Supplied entries START

#ifndef GORDER_TILED_MIN_WAVES
#define GORDER_TILED_MIN_WAVES 4
#endif
__device__ __forceinline__ float mom_min(float x, float y) { float r; __asm__("v_min_f32_e32 %0, %1, %2" : "=v"(r) : "v"(x), "v"(y)); return r; }
__device__ __forceinline__ float mom_max(float x, float y) { float r; __asm__("v_max_f32_e32 %0, %1, %2" : "=v"(r) : "v"(x), "v"(y)); return r; }
#define GORDER_MOM_MINMAX_DPP(CTRL_TEXT)                                                                    \
    __asm__("s_nop 1\n\tv_min_f32_dpp %0, %0, %0 " CTRL_TEXT "\n\tv_max_f32_dpp %1, %1, %1 " CTRL_TEXT : "+v"(mn), "+v"(mx))
__device__ __forceinline__ void tiled_moments(const FrameArgs &a, const Tile &t, uint2 own, uint32_t tile_id, uint32_t n_tiles,
                                              uint32_t f, const float *slot, bool finite, uint2 my_head) {
    const uint32_t lane = threadIdx.x & 63u;
    const uint32_t sh = (uint32_t)((((size_t)f * a.n_atoms + t.atom0) * 3u) & 3u);
    const float *w = slot + sh + a.mom_dim + 3u * (own.x - t.atom0);
    const uint32_t n_own = own.y - own.x;
    float s = 0.0f, q = 0.0f, mn = 3.0e38f, mx = -3.0e38f;
    for (uint32_t i0 = 0; i0 < n_own; i0 += 512u) {
        float z[8];
#pragma unroll
        for (uint32_t u = 0; u < 8u; u++) z[u] = w[3u * min(i0 + 64u * u + lane, n_own - 1u)];
#pragma unroll
        for (uint32_t u = 0; u < 8u; u++) {
            if (i0 + 64u * u >= n_own) break;
            float d = z[u];
            if (i0 + 64u * u + 64u > n_own) d = i0 + 64u * u + lane < n_own ? d : 0.0f;
            s += d;
            q = __builtin_fmaf(d, d, q);
            mn = mom_min(mn, z[u]);
            mx = mom_max(mx, z[u]);
        }
    }
#define GORDER_MOM_STEP(CTRL, MASK, CTRL_TEXT)                                                  \
    s += dpp_or_zero<CTRL, MASK>(s); q += dpp_or_zero<CTRL, MASK>(q);                               \
    GORDER_MOM_MINMAX_DPP(CTRL_TEXT);
    GORDER_MOM_STEP(0x111, 0xf, "row_shr:1 row_mask:0xf bank_mask:0xf")
    GORDER_MOM_STEP(0x112, 0xf, "row_shr:2 row_mask:0xf bank_mask:0xf")
    GORDER_MOM_STEP(0x114, 0xf, "row_shr:4 row_mask:0xf bank_mask:0xf")
    GORDER_MOM_STEP(0x118, 0xf, "row_shr:8 row_mask:0xf bank_mask:0xf")
    GORDER_MOM_STEP(0x142, 0xa, "row_bcast:15 row_mask:0xa bank_mask:0xf")
    GORDER_MOM_STEP(0x143, 0xc, "row_bcast:31 row_mask:0xc bank_mask:0xf")
#undef GORDER_MOM_STEP
    const bool all_finite = __all(finite);
    if (lane == 63u) a.mom[(size_t)f * n_tiles + tile_id] = make_float4(all_finite ? s : __builtin_nanf(""), q, mn, mx);
    if (my_head.y != 0xffffffffu) a.head_z[(size_t)f * a.n_mol_total + my_head.y] = slot[sh + a.mom_dim + 3u * my_head.x];
}
template <int G, int NPF, bool ACOS_COS, bool PBC, bool LEAF, int AXIS, bool MOM = false>
__global__ __launch_bounds__(kBlock, GORDER_TILED_MIN_WAVES) void k_bonds_tiled(FrameArgs a_in, const float *__restrict__ xyz,
                                                      const float *__restrict__ box9,
                                                      const uint8_t *__restrict__ aflags,
                                                      const uint32_t *__restrict__ arow,
                                                      const Tile *__restrict__ tiles,
                                                      const Item *__restrict__ items,
                                                      const uint32_t *__restrict__ tile_slots,
                                                      uint32_t n_tiles, uint32_t lw) {
    extern __shared__ __attribute__((aligned(16))) float lds[];
    using S = TiledStage<G, NPF, ACOS_COS, PBC, LEAF, AXIS>;
    FrameArgs a = a_in;
    a.xyz = xyz; a.box9 = box9; a.aflags = aflags; a.arow = arow;
    const uint32_t tile_id = blockIdx.x % n_tiles;
    const uint32_t chunk = blockIdx.x / n_tiles;
    const Tile t = tiles[tile_id];
    const uint32_t tid = threadIdx.x;
    const uint32_t sk = tid / S::TPF, si = tid % S::TPF;
    const bool active = tid < t.n_items;
    Item it{0, 0, 0, 0, 0};
    if (active) it = items[t.item0 + tid];

    const uint32_t f_begin = chunk * a.frames_per_chunk;
    const uint32_t f_end = min(a.n_frames, f_begin + a.frames_per_chunk);
    const uint32_t f_full = f_begin + ((f_end - f_begin) / G) * G;

    SampleAcc acc;
    int bad = 0;
    uint32_t nan_which = 0, nan_frame = kNoNan;
    v4f pre[NPF];
    uint2 own = make_uint2(0u, 0u), my_head = make_uint2(0u, 0xffffffffu);
    if (MOM) {
        own = a.own[tile_id];
        const uint32_t hq = a.own_head_begin[tile_id] + (tid & 63u);
        if (hq < a.own_head_begin[tile_id + 1u]) my_head = a.own_heads[hq];
    }

    if (f_begin < f_full) S::template load<false>(a, t, f_begin, f_end, sk, si, pre);
    for (uint32_t f0 = f_begin; f0 < f_full; f0 += G) {
        const bool finite = S::template store<false, MOM>(a, t, f0, f_end, sk, si, pre, lds, lw);
        __syncthreads();
        if (f0 + G < f_full) S::template load<false>(a, t, f0 + G, f_end, sk, si, pre);
        if (MOM) {
            static_assert(!MOM || (uint32_t)G * 64u == kBlock, "a wave per frame slot");
            tiled_moments(a, t, own, tile_id, n_tiles, f0 + sk, lds + (size_t)sk * lw, finite, my_head);
        }
        if (active) S::compute(a, t, it, f0, lds, lw, acc, bad, nan_which, nan_frame);
        __syncthreads();
    }
    if (f_full < f_end) {
        S::template load<true>(a, t, f_full, f_end, sk, si, pre);
        const bool finite = S::template store<true, MOM>(a, t, f_full, f_end, sk, si, pre, lds, lw);
        __syncthreads();
        if (MOM && f_full + sk < f_end) tiled_moments(a, t, own, tile_id, n_tiles, f_full + sk, lds + (size_t)sk * lw, finite, my_head);
        if (active) S::compute_tail(a, t, it, f_full, f_end, lds, lw, acc, bad, nan_which, nan_frame);
        __syncthreads();
    }

    if (nan_frame != kNoNan)
        raise_error(a.err, GORDER_ERR_UNDEFINED_POSITION, nan_frame, kStageTypes, tile_slots[t.slot0 + it.lslot], 1, it.mol, nan_which);
    if (bad) raise_box_range(a.err, f_begin);

    unsigned long long *l_s = reinterpret_cast<unsigned long long *>(lds);
    uint32_t *l_n = reinterpret_cast<uint32_t *>(l_s + 2 * kBlock);
    l_s[tid] = 0; l_s[kBlock + tid] = 0; l_n[tid] = 0; l_n[kBlock + tid] = 0;
    __syncthreads();
    if (active && acc.n_tot) {
        atomicAdd(&l_s[it.lslot], (unsigned long long)acc.s_tot);
        atomicAdd(&l_n[it.lslot], acc.n_tot);
        if (acc.n_up) {
            atomicAdd(&l_s[kBlock + it.lslot], (unsigned long long)acc.s_up);
            atomicAdd(&l_n[kBlock + it.lslot], acc.n_up);
        }
    }
    __syncthreads();
#ifdef GORDER_DEBUG_NOEPILOGUE
    if (a.n_frames == 0xffffffffu)
#endif
    if (tid < t.n_slots && l_n[tid]) {
        unsigned long long *acc = a.rep + (size_t)(blockIdx.x % a.n_rep) * 4u * a.n_acc;
        const uint32_t slot = tile_slots[t.slot0 + tid];
        atomicAdd(&acc[slot], l_s[tid]);
        atomicAdd(&acc[2u * a.n_acc + slot], (unsigned long long)l_n[tid]);
        if (l_n[kBlock + tid]) {
            atomicAdd(&acc[a.n_acc + slot], l_s[kBlock + tid]);
            atomicAdd(&acc[3u * a.n_acc + slot], (unsigned long long)l_n[kBlock + tid]);
        }
    }
}
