int nctk_s1_graph_build(nct_ctx* ctx, hipStream_t s, const int* knn_id, const double* knn_w, double nonlocalWeight, const nct_s1_graph& g, int* nseg_pinned) {
    const int n = g.n, m = 8 * n;
    DevBuf<unsigned> ek(ctx, m), ev(ctx, m), eks(ctx, m), evs(ctx, m);
    DevBuf<unsigned long long> cnt(ctx, (size_t)n + 1);
    DevBuf<int> scnt(ctx, (size_t)n + 1);
    if (!ek.ok() || !ev.ok() || !eks.ok() || !evs.ok() || !cnt.ok() || !scnt.ok()) return NCT_ERR_HIP;
    hipLaunchKernelGGL(k_s1_iw2, dim3(cdiv(m, 256)), dim3(256), 0, s, knn_w, m, nonlocalWeight, g.iw2); LCHK();
    hipLaunchKernelGGL(k_edge_keys, dim3(cdiv(m, 256)), dim3(256), 0, s, knn_id, m, (unsigned*)ek, (unsigned*)ev); LCHK();
    int end_bit = 1; while ((1u << end_bit) < (unsigned)n && end_bit < 32) ++end_bit;
    size_t tmp_bytes = 0, scan_bytes = 0, scan2_bytes = 0;
    NCT_HIP(rocprim::radix_sort_pairs(nullptr, tmp_bytes, (const unsigned*)ek, (unsigned*)eks, (const unsigned*)ev, (unsigned*)evs, m, 0, end_bit, s));
    NCT_HIP(rocprim::exclusive_scan(nullptr, scan_bytes, (const unsigned long long*)cnt, g.starts, 0ull, (size_t)n + 1, rocprim::plus<unsigned long long>(), s));
    NCT_HIP(rocprim::exclusive_scan(nullptr, scan2_bytes, (const int*)scnt, g.sup_start, 0, (size_t)n + 1, rocprim::plus<int>(), s));
    if (scan2_bytes > scan_bytes) scan_bytes = scan2_bytes;
    DevBuf<char> tmp(ctx, (tmp_bytes > scan_bytes ? tmp_bytes : scan_bytes) + 16);
    if (!tmp.ok()) return NCT_ERR_HIP;
    NCT_HIP(rocprim::radix_sort_pairs((void*)(char*)tmp, tmp_bytes, (const unsigned*)ek, (unsigned*)eks, (const unsigned*)ev, (unsigned*)evs, m, 0, end_bit, s));
    hipLaunchKernelGGL(k_seg_starts, dim3(cdiv(n + 1, 256)), dim3(256), 0, s, (const unsigned*)eks, m, g.rev_start, n); LCHK();
    hipLaunchKernelGGL(k_s1_counts, dim3(cdiv(n + 1, 256)), dim3(256), 0, s, (const int*)g.rev_start, n, (unsigned long long*)cnt); LCHK();
    NCT_HIP(rocprim::exclusive_scan((void*)(char*)tmp, scan_bytes, (const unsigned long long*)cnt, g.starts, 0ull, (size_t)n + 1, rocprim::plus<unsigned long long>(), s));
    hipLaunchKernelGGL(k_s1_rev_build, dim3(cdiv(m, 256)), dim3(256), 0, s, (const unsigned*)eks, (const unsigned*)evs, (const double*)g.iw2, m, (const int*)g.rev_start,
                       (const unsigned long long*)g.starts, g.c_src, g.c_w, g.rev_src, g.rev_w, g.seg_tgt, g.seg_e0); LCHK();
    hipLaunchKernelGGL(k_s1_sup_counts, dim3(cdiv(n + 1, 256)), dim3(256), 0, s, (const unsigned long long*)g.starts, n, (int*)scnt); LCHK();
    NCT_HIP(rocprim::exclusive_scan((void*)(char*)tmp, scan2_bytes, (const int*)scnt, g.sup_start, 0, (size_t)n + 1, rocprim::plus<int>(), s));
    hipLaunchKernelGGL(k_s1_sup_fill, dim3(cdiv(n, 256)), dim3(256), 0, s, (const unsigned long long*)g.starts, (const int*)g.sup_start, n, g.sup_b0); LCHK();
    if (nseg_pinned) {
        NCT_HIP(hipMemcpyAsync(nseg_pinned, (const char*)(g.starts + n) + 4, sizeof(int), hipMemcpyDeviceToHost, s));
        NCT_HIP(hipMemcpyAsync(nseg_pinned + 1, g.sup_start + n, sizeof(int), hipMemcpyDeviceToHost, s));
    }
    return 0;
}

__global__ void k_s1_setup(int n, const double* __restrict__ weight, float dWeight, const uint8_t* __restrict__ src, const uint8_t* __restrict__ ref,
                           double* __restrict__ daa, double* __restrict__ dab, double* __restrict__ dbb, double* __restrict__ rhs ) {
    const int i = blockIdx.x * blockDim.x + threadIdx.x;
    if (i >= n) return;
    const double dw = sqrt(weight[i]) * (double)sqrtf(dWeight);
#pragma unroll
    for (int c = 0; c < 3; ++c) {
        const double v0 = dw * LAB_D(src[(size_t)i * 3 + c]);
        const double rb = dw * LAB_D(ref[(size_t)i * 3 + c]);
        daa[(size_t)i * 3 + c] = v0 * v0; dab[(size_t)i * 3 + c] = v0 * dw; dbb[(size_t)i * 3 + c] = dw * dw;
        rhs[(size_t)i * 3 + c] = v0 * rb; rhs[(size_t)(n + i) * 3 + c] = dw * rb;
    }
}

__global__ __launch_bounds__(256) void k_s1_hub(nct_s1_graph G, const double* __restrict__ v ) {
    const int nseg = hi32(G.starts[G.n]);
    const int lane = threadIdx.x & 63;
    for (int sg = blockIdx.x * 4 + (threadIdx.x >> 6); sg < nseg; sg += gridDim.x * 4) {
        const int t = G.seg_tgt[sg];
        const int e = G.seg_e0[sg] + lane;
        const bool in = e < G.rev_start[t + 1];
        double term[6], vt[6], vj[6];
        int j = t; double wt = 0.0;
        if (in) { j = G.rev_src[e]; wt = G.rev_w[e]; }
        ld6(v, (size_t)t, vt); ld6(v, (size_t)j, vj);
#pragma unroll
        for (int c = 0; c < 6; ++c) { const double d = wt * (vt[c] - vj[c]); term[c] = in ? d : 0.0; }
#pragma unroll
        for (int off = 32; off >= 1; off >>= 1)
#pragma unroll
            for (int c = 0; c < 6; ++c) term[c] += __shfl_xor(term[c], off);
        if (lane == 0) {
#pragma unroll
            for (int c = 0; c < 6; ++c) G.hub_part[(size_t)sg * 6 + c] = term[c];
        }
    }
}

__global__ __launch_bounds__(256) void k_s1_hub2(nct_s1_graph G) {
    const int nsup = G.sup_start[G.n];
    const int lane = threadIdx.x & 63;
    for (int sb = blockIdx.x * 4 + (threadIdx.x >> 6); sb < nsup; sb += gridDim.x * 4) {
        const int b0 = G.sup_b0[sb];
        const int t = G.seg_tgt[b0];
        const int bend = min(b0 + S1_SEG, hi32(G.starts[t + 1]));
        double term[6];
        const bool in = b0 + lane < bend;
        if (in) ld6(G.hub_part, (size_t)(b0 + lane), term);
#pragma unroll
        for (int c = 0; c < 6; ++c) term[c] = in ? term[c] : 0.0;
#pragma unroll
        for (int off = 32; off >= 1; off >>= 1)
#pragma unroll
            for (int c = 0; c < 6; ++c) term[c] += __shfl_xor(term[c], off);
        if (lane == 0) st6(G.sup_part, (size_t)sb, term);
    }
}

#ifndef NCT_S1_CHUNK
#define NCT_S1_CHUNK 1024
#endif
constexpr int S1_CHUNK = NCT_S1_CHUNK;
template <bool COOP>
__device__ __forceinline__ void s1_op(const S1Sys& S, const double* __restrict__ p, int i, bool live, double (&a)[3], double (&b)[3], double (&ya)[3], double (&yb)[3], int lb = -1) {
    const int w = S.w, h = S.h;
    int e0 = 0, e1 = 0, h0 = 0, h1 = 0;
#pragma unroll
    for (int c = 0; c < 3; ++c) { a[c] = 0.0; b[c] = 0.0; ya[c] = 0.0; yb[c] = 0.0; }
    if (live) {
        const int y = i / w, x = i - y * w;
        { double own[6]; ld6(p, (size_t)i, own);
#pragma unroll
          for (int c = 0; c < 3; ++c) { a[c] = own[c]; b[c] = own[3 + c]; } }
#pragma unroll
        for (int c = 0; c < 3; ++c) {
            ya[c] = S.daa[(size_t)i * 3 + c] * a[c] + S.dab[(size_t)i * 3 + c] * b[c];
            yb[c] = S.dab[(size_t)i * 3 + c] * a[c] + S.dbb[(size_t)i * 3 + c] * b[c];
        }
        auto edge = [&](int j, double wt) {
            double q[6]; ld6(p, (size_t)j, q);
#pragma unroll
            for (int c = 0; c < 3; ++c) { ya[c] += wt * (a[c] - q[c]); yb[c] += wt * (b[c] - q[3 + c]); }
        };
        {
            const bool ex[4] = {x + 1 < w, x > 0, y + 1 < h, y > 0};
            const int nj[4] = {ex[0] ? i + 1 : i, ex[1] ? i - 1 : i, ex[2] ? i + w : i, ex[3] ? i - w : i};
            const double g4[4] = {S.gx[i], S.gx[ex[1] ? i - 1 : i], S.gy[i], S.gy[ex[3] ? i - w : i]};
            double q4[4][6];
#pragma unroll
            for (int u = 0; u < 4; ++u) ld6(p, (size_t)nj[u], q4[u]);
#pragma unroll
            for (int u = 0; u < 4; ++u)
                if (ex[u]) {
                    const double wt = 2.0 * (g4[u] * g4[u]);
#pragma unroll
                    for (int c = 0; c < 3; ++c) { ya[c] += wt * (a[c] - q4[u][c]); yb[c] += wt * (b[c] - q4[u][3 + c]); }
                }
        }
#pragma unroll
        for (int k = 0; k < 8; ++k) edge(S.knn_id[(size_t)i * 8 + k], S.g.iw2[(size_t)i * 8 + k]);
        const unsigned long long s0 = S.g.starts[i], s1 = S.g.starts[i + 1];
        e0 = lo32(s0); e1 = lo32(s1); h0 = hi32(s0); h1 = hi32(s1);
    }
    if constexpr (!COOP) {
        if (live) {
            int e = e0;
            for (; e + 4 <= e1; e += 4) {
                int j[4]; double wt[4], pv[4][6];
#pragma unroll
                for (int u = 0; u < 4; ++u) { j[u] = S.g.c_src[e + u]; wt[u] = S.g.c_w[e + u]; }
#pragma unroll
                for (int u = 0; u < 4; ++u) ld6(p, (size_t)j[u], pv[u]);
#pragma unroll
                for (int u = 0; u < 4; ++u)
#pragma unroll
                    for (int c = 0; c < 3; ++c) { ya[c] += wt[u] * (a[c] - pv[u][c]); yb[c] += wt[u] * (b[c] - pv[u][3 + c]); }
            }
            for (; e < e1; ++e) {
                const int j = S.g.c_src[e]; const double wt = S.g.c_w[e];
                double q[6]; ld6(p, (size_t)j, q);
#pragma unroll
                for (int c = 0; c < 3; ++c) { ya[c] += wt * (a[c] - q[c]); yb[c] += wt * (b[c] - q[3 + c]); }
            }
        }
    } else {
        __shared__ double s_pv[6 * S1_CHUNK];
        __shared__ double s_wt[S1_CHUNK];
        const int i0 = (lb >= 0 ? lb : (int)blockIdx.x) * 256, i1 = min(i0 + 256, S.n);
        const int E0 = lo32(S.g.starts[i0]), E1 = lo32(S.g.starts[i1]);
        for (int base = E0; base < E1; base += S1_CHUNK) {
            const int cnt = min(S1_CHUNK, E1 - base);
            for (int t = threadIdx.x; t < cnt; t += 256) {
                const int j = S.g.c_src[base + t];
                s_wt[t] = S.g.c_w[base + t];
                double q[6]; ld6(p, (size_t)j, q);
#pragma unroll
                for (int c = 0; c < 6; ++c) s_pv[c * S1_CHUNK + t] = q[c];
            }
            __syncthreads();
            const int lo = max(e0, base) - base, hi = min(e1, base + cnt) - base;
            for (int t = lo; t < hi; ++t) {
                const double wt = s_wt[t];
#pragma unroll
                for (int c = 0; c < 3; ++c) { ya[c] += wt * (a[c] - s_pv[c * S1_CHUNK + t]); yb[c] += wt * (b[c] - s_pv[(3 + c) * S1_CHUNK + t]); }
            }
            __syncthreads();
        }
    }
    bool sup = false;
    if (h1 - h0 > S1_SEG) { h0 = S.g.sup_start[i]; h1 = S.g.sup_start[i + 1]; sup = true; }
    const double* __restrict__ part = sup ? S.g.sup_part : S.g.hub_part;
    for (int sg = h0; sg < h1; ++sg) {
        double q[6]; ld6(part, (size_t)sg, q);
#pragma unroll
        for (int c = 0; c < 3; ++c) { ya[c] += q[c]; yb[c] += q[3 + c]; }
    }
}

Supplied entries END

The answer should consist of every line above in which "nonlocalWeight" appears.

▸ The answer
int nctk_s1_graph_build(nct_ctx* ctx, hipStream_t s, const int* knn_id, const double* knn_w, double nonlocalWeight, const nct_s1_graph& g, int* nseg_pinned) {
    hipLaunchKernelGGL(k_s1_iw2, dim3(cdiv(m, 256)), dim3(256), 0, s, knn_w, m, nonlocalWeight, g.iw2); LCHK();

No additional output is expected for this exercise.